Central Limit Theorem Overview

If X is a normally distributed random variable, sample means will also be normally distributed.
Sample means will have the same mean as the population but a smaller standard deviation, calculated as:
- [ \sigma_x = \frac{\sigma}{\sqrt{n}} ]
- As the sample size (n) increases, the standard deviation of sample means shrinks, improving the estimate of the overall mean.

The powerful aspect of the central limit theorem (CLT): It applies to any random variable, provided the sample size is large enough (cutoff usually at n \geq 30).
Regardless of the original distribution's shape (flat, uniform, skewed), the sampling distribution will approach normality as sample size increases.
This allows the application of normal distribution properties for probability calculations and statistical inferences.

Consider a standard normal distribution with mean = 0 and standard deviation = 1.
Taking samples of size one means each sample is identical to the values obtained from the population, creating a graph resembling a bell curve.
Observations from empirical data:
- Mean of the sampling distribution is close to zero but not exactly zero due to randomness.
- The standard deviation remains close to one.

Sample Size = 2:
- Observations shift inward; distributions begin clustering towards the mean.
- Tail values reduce in occurrence; for far outlier values, they require one significantly rare sample event.
Sample Size = 3:
- Further clustering begins to occur around the mean, making far outlier occurrences increasingly rare.
Sample Size = 5 and beyond:
- Continuation of squishing inward and increasing height of the distribution.
- Distributions maintain a normal shape, illustrating CLT's effectiveness.

For a sample size of 25,
- Expected standard deviation: [ \sigma_x = \frac{1}{\sqrt{25}} = 0.2 ]
- Empirical sampling distribution's standard deviation closely matches 0.19.

Transition to Uniform Distribution
- Flat shape; values range from 0 to 9, equally likely.
- Sample size increases to 2 to observe averages producing middle-range values, leading to initial clustering.
Further increasing sample size:
- At size = 5: More clustering occurs with continued averaging.
- At size = 15: Distribution begins resembling normal distribution; size = 30 shows clear bell curve.

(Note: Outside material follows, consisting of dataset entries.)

-            isDeg = it->degenerate;
-            bool well_conditioned = false;
-            if (iter == 0) {
-                double* L = s_L;
-                double trace = 0.0;
-                for (int i = 0; i < 6; ++i) trace += (double)s_AtA[i * 6 + i];
-                const double shift = (double)P.eig_thresh + 2e-5 * trace;
-                well_conditioned = trace > 0.0;
-                for (int r = 0; r < 6 && well_conditioned; ++r)
-                    for (int c = 0; c <= r; ++c) {
-                        double v = (double)s_AtA[r * 6 + c] - (r == c ? shift : 0.0);
-                        for (int k = 0; k < c; ++k) v -= L[r * 6 + k] * L[c * 6 + k];
-                        if (r == c) { if (!(v > 0.0)) { well_conditioned = false; break; } L[r * 6 + r] = sqrt(v); }
-                        else L[r * 6 + c] = v / L[c * 6 + c];
-                    }
-            }
-            if (iter == 0 && well_conditioned) {
-                isDeg = 0;
-                for (int i = 0; i < 36; ++i) it->P[i] = (i % 7 == 0) ? 1.f : 0.f;
-            } else if (iter == 0) {
-                for (int i = 0; i < 36; ++i) s_A[i] = s_AtA[i];
-                eigen_sym6(s_A, s_E, s_V, s_ind, s_ind + 6);
-                for (int i = 0; i < 36; ++i) s_V2[i] = s_V[i];
-                isDeg = 0;
-                for (int i = 5; i >= 0; --i) {
-                    if (s_E[i] < P.eig_thresh) { for (int j = 0; j < 6; ++j) s_V2[i * 6 + j] = 0.f; isDeg = 1; }
-                    else break;
-                }
-                for (int i = 0; i < 36; ++i) s_A[i] = s_V[i];
-                inv6_lu(s_A, s_Vi);
-                for (int r = 0; r < 6; ++r) for (int c = 0; c < 6; ++c) {
-                    double s = 0; for (int m = 0; m < 6; ++m) s += (double)s_Vi[r * 6 + m] * (double)s_V2[m * 6 + c];
-                    it->P[r * 6 + c] = (float)s;
-                }
-            } else if (P.emulate_shadow) {
-                for (int i = 0; i < 36; ++i) it->P[i] = 0.f;
-            }
-            if (isDeg) {
-                float X2[6];
-                for (int r = 0; r < 6; ++r) X2[r] = s_X[r];
-                for (int r = 0; r < 6; ++r) {
-                    double s = 0; for (int m = 0; m < 6; ++m) s += (double)it->P[r * 6 + m] * (double)X2[m];
-                    s_X[r] = (float)s;
-                }
-            }
-#pragma unroll
-            for (int m = 0; m < 6; ++m) { Tn[m] = it->T[m] + s_X[m]; it->T[m] = Tn[m]; }
-        }
-        const float ang = lane == 0 ? lane_value(Tn[2], 0) : (lane == 1 ? lane_value(Tn[1], 0) : lane_value(Tn[0], 0));
-        const float cs = cosf(ang), sn = sinf(ang);
-        const float trig[6] = { lane_value(cs, 0), lane_value(sn, 0), lane_value(cs, 1), lane_value(sn, 1), lane_value(cs, 2), lane_value(sn, 2) };
-        if (l0) write_pose_cache(it, trig);
-        if (l0) {
-            const double r0 = (double)(s_X[0] * 57.29578f), r1 = (double)(s_X[1] * 57.29578f), r2 = (double)(s_X[2] * 57.29578f);
-            const double t0 = (double)(s_X[3] * 100.f), t1 = (double)(s_X[4] * 100.f), t2 = (double)(s_X[5] * 100.f);
-            const float dR = (float)sqrt(r0 * r0 + r1 * r1 + r2 * r2);
-            const float dT = (float)sqrt(t0 * t0 + t1 * t1 + t2 * t2);
-            it->deltaR = dR; it->deltaT = dT;
-            it->degenerate = isDeg;
-            it->any_solved = 1;
-            if (tr) {
-                for (int i = 0; i < 36; ++i) tr[1 + i] = s_AtA[i];
-                for (int i = 0; i < 6; ++i) { tr[37 + i] = s_AtB[i]; tr[43 + i] = s_X[i]; tr[49 + i] = it->T[i]; }
-                tr[55] = 1.f;
-            }
-            if (dR < P.conv_deg && dT < P.conv_cm && P.fixed_iters <= 0) {
-                it->iters_out = iter;
-                finished = true;
-            }
-        }
-    }
-    if (l0) {
-        it->iter = iter + 1;
-        if (!finished && iter + 1 >= P.bound) { it->iters_out = P.bound; finished = true; }
-        if (finished) { it->done = 1; atomicAdd(done_counter, 1); }
-    }
+    constexpr int kStepThreads = kSolveThreads;
+    ItemState* const sv_it = &items[blockIdx.x];
+    const unsigned sv_idx = blockIdx.x;
+    const double* const sv_partials = partials;
+    float* const sv_trace = trace;
+    const int sv_trace_cap = trace_cap;
+    int* const sv_done = done_counter;
+#define LISREG_STEP_CALL
+#define LISREG_STEP_ROLL
+#include "lisreg_solve_step.inc"
+#undef LISREG_STEP_ROLL
+#undef LISREG_STEP_CALL
 }
 
 struct Quat { double x, y, z, w; };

Exponential distributions tend to have higher probabilities for lower values and extremely low probabilities for larger values (right-skewed).
Sample size increase to 5 and beyond shows clustering around lower values; increasing sizes yield results generally approximating normal distribution.
Best approximations occur around sample sizes of 30 or more, improving normality in shape.

Central Limit Theorem allows for estimations of means in populations with unknown distributions (e.g., weights of animals).
By taking a large enough sample of weights, the average can help establish reasonable population mean estimates and assess probability based on normal distribution.
This principle is foundational for confidence intervals and hypothesis testing, topics forthcoming in the course.